1)適地
どんな土質の所でもよく作れますが、排水の悪い所は避けます。
2)品種
ツケナは園芸上の呼び名で、アブラナ科の野菜のうち、非結球性で漬物や煮たきに利用される菜類の総称です。大きく分けて次のような分類と代表品種があります。
ナタネ類:ハタケナ、カンザキハナナ
コマツナ類:コマツナ、クキタチナ
カブナ類:ノザワナ
ミズナ類:ミズナ、ミブナ
キサラギナ類:ビタミン菜、キサラギ菜
タイサイ類:セッパクタイサイ、セッチュウナ
ハクサイ類:オオサカシロナ、サントウサイ
カラシナ類:ハカラシナ、キカラシナ
タカナ類:カツオナ、タカナ
3)作り方
畑の準備 荒起し時に1u当たり堆肥2kg、苦土石灰80〜100g、BMようりん20〜30gを施します。タネまき1週間前に高度化成肥料50〜60gを施し、よく耕うんして幅1.5mのうねを立てます。うねの高さは、水はけの良い畑では低くてもよいのですが、水田畑や水はけの悪い畑では20cmくらいとします。うねの表面はできるだけ平らにならしておきます。
タネまき
初夏や晩夏にまく早どり栽培や、株の小さなコマツナ類などは2〜3条の条まきにします。ミズナ類を大株に仕上げる場合は、2条にして株間20〜30cm程度、1カ所5〜6粒の点播とします。
間引き
第1回は子葉が展開したとき、2回目は本葉3枚の時、および本葉5〜6の時の3回に分けて間引きを行います。早どりする場合は葉がふれあう程度の間隔にしておけば生育が促進され、また葉が軟らかくなって品質が良くなります。
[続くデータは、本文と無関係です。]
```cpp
template <int NT>
HD void hkd_lq_knot(HkdLds& L, PhaseC& P, int b, int k, int reb_active) {
    const int h = P.h; const double dt = P.dt;
    const size_t kx = ((size_t)b * (h + 1) + k) * 24, ku = ((size_t)b * h + k) * 24, kk = (size_t)b * h + k;
    double* AB = L.K;
    HS_PHASE(NT, if (tid < 24) { L.x[tid] = P.X[kx + tid]; L.u[tid] = P.U[ku + tid]; })
    HS_PHASE(NT, if (tid < 32) {
        Dual xb[12], pxy[8], F[12], out[12];
        for (int i = 0; i < 12; i++) { xb[i] = Dual(L.x[i], (tid == i) ? 1.0 : 0.0); F[i] = Dual(L.u[i], (tid == 20 + i) ? 1.0 : 0.0); }
        for (int i = 0; i < 8; i++) pxy[i] = Dual(L.x[12 + 3 * (i / 2) + (i % 2)], (tid == 12 + i) ? 1.0 : 0.0);
        hkd_body_step<Dual>(xb, pxy, F, dt, P.contact, out);
        for (int i = 0; i < 12; i++) AB[i * 32 + tid] = out[i].d;
    } else if (tid >= 32 && tid < 32 + P.ng) {
        const int c = tid - 32; const size_t gi = kk * P.ng + c;
        const double g = P.g[gi], delta = P.delta[gi], e = P.eps[gi]; double bd, bdd;
        if (g > delta) { bd = -1.0 / g; bdd = 1.0 / (g * g); } else { bd = (g - 2 * delta) / delta / delta; bdd = 1.0 / (delta * delta); }
        L.bd[c] = reb_active ? e * bd : 0.0; L.bdd[c] = reb_active ? e * bdd : 0.0;
    })
    const double fr = (P.w_foot_reg[0] >= 0) ? 1.0 : 0.0;
    HS_PHASE(NT, for (int e = tid; e < 576; e += NT) {
        const int r = e % 24, c = e / 24;
        double a, bb;
        if (r < 12) {
            if (c < 12) a = AB[r * 32 + c];
            else { const int l = (c - 12) / 3, ax = (c - 12) % 3; a = (ax < 2) ? AB[r * 32 + 12 + 2 * l + ax] : 0.0; }
            bb = (c < 12) ? AB[r * 32 + 20 + c] : 0.0;
        } else {
            a = (r == c) ? 1.0 : 0.0;
            bb = (r == c && !P.contact[(r - 12) / 3]) ? dt : 0.0;
        }
        rec_put(P, kk, P.oA + e, a); rec_put(P, kk, P.oB + e, bb);
        double q = (r == c) ? dt * P.q[r] : 0.0;
        if (fr != 0.0) {
            if (r == c && r >= 3 && r < 6) { for (int f = 0; f < 4; f++) q += dt * P.contact[f] * P.w_foot_reg[r - 3]; }
            else if (r == c && r >= 12) q += dt * P.contact[(r - 12) / 3] * P.w_foot_reg[(r - 12) % 3];
            else if (r >= 3 && r < 6 && c >= 12 && (c - 12) % 3 == r - 3) q -= dt * P.contact[(c - 12) / 3] * P.w_foot_reg[r - 3];
            else if (c >= 3 && c < 6 && r >= 12 && (r - 12) % 3 == c - 3) q -= dt * P.contact[(r - 12) / 3] * P.w_foot_reg[c - 3];
        }
        rec_put(P, kk, P.oLxx + e, q);
        double uu = (r == c) ? dt * P.r[r] : 0.0;
        if (P.go_grf >= 0 && r < 12 && c < 12 && r / 3 == c / 3) {
            const int f = r / 3; int a2 = -1; for (int t = 0; t < P.nc; t++) if (P.feet[t] == f) a2 = t;
            if (a2 >= 0) for (int cc = 0; cc < 5; cc++) {
                const double r0 = (cc == 1) ? -1.0 : (cc == 2) ? 1.0 : 0.0, r1 = (cc == 3) ? -1.0 : (cc == 4) ? 1.0 : 0.0, r2 = (cc == 0) ? 1.0 : P.mu;
                const double vr = (r % 3 == 0) ? r0 : (r % 3 == 1) ? r1 : r2, vc = (c % 3 == 0) ? r0 : (c % 3 == 1) ? r1 : r2;
                uu += dt * L.bdd[P.go_grf + 5 * a2 + cc] * vr * vc;
            }
        }
        rec_put(P, kk, P.oLuu + e, uu);
    } if (tid < 24) {
        const int i = tid;
        const size_t rw = ref_row(P, b, k);
        double lx = dt * P.q[i] * (L.x[i] - P.xr[rw * 24 + i]);
        if (fr != 0.0) {
            const double* fp = P.foot_pos + rw * 12; const double* bp = P.body_pos + rw * 3;
            if (i >= 3 && i < 6) { for (int f = 0; f < 4; f++) lx -= dt * P.contact[f] * P.w_foot_reg[i - 3] * ((L.x[12 + 3 * f + i - 3] - L.x[i]) - (fp[3 * f + i - 3] - bp[i - 3])); }
            else if (i >= 12) { const int f = (i - 12) / 3, a = (i - 12) % 3; lx += dt * P.contact[f] * P.w_foot_reg[a] * ((L.x[i] - L.x[3 + a]) - (fp[3 * f + a] - bp[a])); }
        }
        rec_put(P, kk, P.oLx + i, lx);
        double lu = dt * P.r[i] * (L.u[i] - P.ur[rw * 24 + i]);
        if (P.go_grf >= 0 && i < 12) {
            const int f = i / 3; int a2 = -1; for (int t = 0; t < P.nc; t++) if (P.feet[t] == f) a2 = t;
            if (a2 >= 0) for (int cc = 0; cc < 5; cc++) {
                const double r0 = (cc == 1) ? -1.0 : (cc == 2) ? 1.0 : 0.0, r1 = (cc == 3) ? -1.0 : (cc == 4) ? 1.0 : 0.0, r2 = (cc == 0) ? 1.0 : P.mu;
                lu += dt * L.bd[P.go_grf + 5 * a2 + cc] * ((i % 3 == 0) ? r0 : (i % 3 == 1) ? r1 : r2);
            }
        }
        rec_put(P, kk, P.oLu + i, lu);
    })
}

template <int NT>
HD void hkd_lq_terminal(HkdLds& L, PhaseC& P, PhaseC* Pn, const ModelDev& md, int b, int al_active) {
    const int h = P.h;
    const size_t kx = ((size_t)b * (h + 1) + h) * 24;
    HS_PHASE(NT, if (tid < 24) L.x[tid] = P.X[kx + tid]; for (int i = tid; i < 96; i += NT) L.hx[i] = 0.0; for (int i = tid; i < 108; i += NT) L.J[i] = 0.0;)
    HS_PHASE(NT, if (tid < 24 && P.td[tid / 6]) {
        const int l = tid / 6, d = tid % 6;
        Dual pos[3], eul[3], ql[3];
        for (int i = 0; i < 3; i++) { pos[i] = Dual(L.x[3 + i]); eul[i] = Dual(L.x[i], (d == i) ? 1.0 : 0.0); ql[i] = Dual(L.x[12 + 3 * l + i], (d == 3 + i) ? 1.0 : 0.0); }
        const V3<Dual> f = hkd_foot<Dual>(pos, eul, ql, l, md.cpsi_kin, md.spsi_kin);
        L.J[l * 27 + 0 * 9 + 3 + d] = f.x.d; L.J[l * 27 + 1 * 9 + 3 + d] = f.y.d; L.J[l * 27 + 2 * 9 + 3 + d] = f.z.d;
        if (d < 3) L.J[l * 27 + d * 9 + d] = 1.0;
    })
    HS_PHASE(NT, if (tid == 0) {
        int t = 0;
        for (int f = 0; f < 4; f++) if (P.td[f] && P.nt > 0) {
            const double sg = P.sigma[(size_t)b * P.nt + t], lm = P.lambda[(size_t)b * P.nt + t], hh = P.th[(size_t)b * P.nt + t];
            L.coefg[t] = al_active ? sg * hh + lm : 0.0; L.coefh[t] = al_active ? sg * (1 + hh) + lm : 0.0;
            for (int j = 0; j < 3; j++) { L.hx[t * 24 + j] = L.J[f * 27 + 2 * 9 + 3 + j]; L.hx[t * 24 + 3 + j] = L.J[f * 27 + 2 * 9 + j]; L.hx[t * 24 + 12 + 3 * f + j] = L.J[f * 27 + 2 * 9 + 6 + j]; }
            t++;
        }
    })
    const double fr = (P.w_foot_reg[0] >= 0) ? 20.0 : 0.0;
    HS_PHASE(NT, for (int e = tid; e < 576; e += NT) {
        const int r = e % 24, c = e / 24;
        double q = (r == c) ? P.qf[r] : 0.0;
        if (fr != 0.0) {
            if (r == c && r >= 3 && r < 6) { for (int f = 0; f < 4; f++) q += fr * P.contact[f] * P.w_foot_reg[r - 3]; }
            else if (r == c && r >= 12) q += fr * P.contact[(r - 12) / 3] * P.w_foot_reg[(r - 12) % 3];
            else if (r >= 3 && r < 6 && c >= 12 && (c - 12) % 3 == r - 3) q -= fr * P.contact[(c - 12) / 3] * P.w_foot_reg[r - 3];
            else if (c >= 3 && c < 6 && r >= 12 && (r - 12) % 3 == c - 3) q -= fr * P.contact[(r - 12) / 3] * P.w_foot_reg[c - 3];
        }
        for (int t = 0; t < P.nt; t++) q += L.coefh[t] * (L.hx[t * 24 + r] * L.hx[t * 24 + c]);
        P.Phixx[(size_t)b * 576 + e] = q;
        if (Pn != nullptr) {
            double v = (r == c) ? 1.0 : 0.0;
            if (r >= 12) {
                const int l = (r - 12) / 3, a = (r - 12) % 3;
                if (P.contact[l] && !P.next_contact[l]) v = 0.0;
                if (!P.contact[l] && P.next_contact[l]) {
                    if (a == 2) v = 0.0;
                    else if (c < 3) v = L.J[l * 27 + a * 9 + 3 + c];
                    else if (c < 6) v = L.J[l * 27 + a * 9 + (c - 3)];
                    else if (c >= 12 && (c - 12) / 3 == l) v = L.J[l * 27 + a * 9 + 6 + (c - 12) % 3];
                    else v = 0.0;
                }
            }
            P.Px[(size_t)b * 576 + e] = v;
        }
    } if (tid < 24) {
        const int i = tid;
        const size_t rw = ref_row(P, b, h);
        double px = P.qf[i] * (L.x[i] - P.xr[rw * 24 + i]);
        if (fr != 0.0) {
            const double* fp = P.foot_pos + rw * 12; const double* bp = P.body_pos + rw * 3;
            if (i >= 3 && i < 6) { for (int f = 0; f < 4; f++) px -= fr * P.contact[f] * P.w_foot_reg[i - 3] * ((L.x[12 + 3 * f + i - 3] - L.x[i]) - (fp[3 * f + i - 3] - bp[i - 3])); }
            else if (i >= 12) { const int f = (i - 12) / 3, a = (i - 12) % 3; px += fr * P.contact[f] * P.w_foot_reg[a] * ((L.x[i] - L.x[3 + a]) - (fp[3 * f + a] - bp[a])); }
        }
        for (int t = 0; t < P.nt; t++) px += L.coefg[t] * L.hx[t * 24 + i];
        P.Phix[(size_t)b * 24 + i] = px;
    })
// ... 4 lines not shown
```

### cafe-mpc_amd/csrc/hs_host.hpp

```cpp
#pragma once
#include <cstring>
#include <vector>
#include <algorithm>
#include "hsddp.h"
#include "hs_types.hpp"

#if !defined(__HIP_DEVICE_COMPILE__)
namespace hs {

inline bool phase_chain_ok(int model, int next_model) {
    if (model == HSDDP_MODEL_WB) return next_model == HSDDP_MODEL_WB || next_model == HSDDP_MODEL_SRB;
    return model == next_model;
}
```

大株に仕上げる場合の最終株間はタイサイで15〜20cmです。
追肥
早どり栽培では短期で収穫するので元肥だけで十分ですが、不足するようであれば高度化成肥料を1u当たり20g程度を3回目の間引きの時にやります。
セルトレイでの育苗では、は種後10日頃から1000倍程度の液肥を3日に1回かん水代わりに与えます。移植で越冬させる場合は、間引き時の追肥に加えてさらに1〜2回同様に追肥します。
かん水
雨が少ない場合は、肥料が効きにくいので、定期的にかん水して肥効を高めるようにします。
収穫
早どり栽培ではタネまき後20日くらいから収穫できます。間引き収穫しながら株間を広くしていき、最終的に大きな株に仕上げます。
冬どりや春どりでは年内から間引き収穫を始め、翌春とう立ちする前まで収穫を続けます。ハナナは開花する直前に茎を少し付けて折りとります。
4)病害虫防除
高温期にはアブラムシが飛来しやすいので、タネまきから生育期の半分ぐらいの間、寒冷紗やべたがけ資材で被覆すると被害が少なくなります。アブラムシの付いている株にかけると逆効果になるので、発生前にかけます。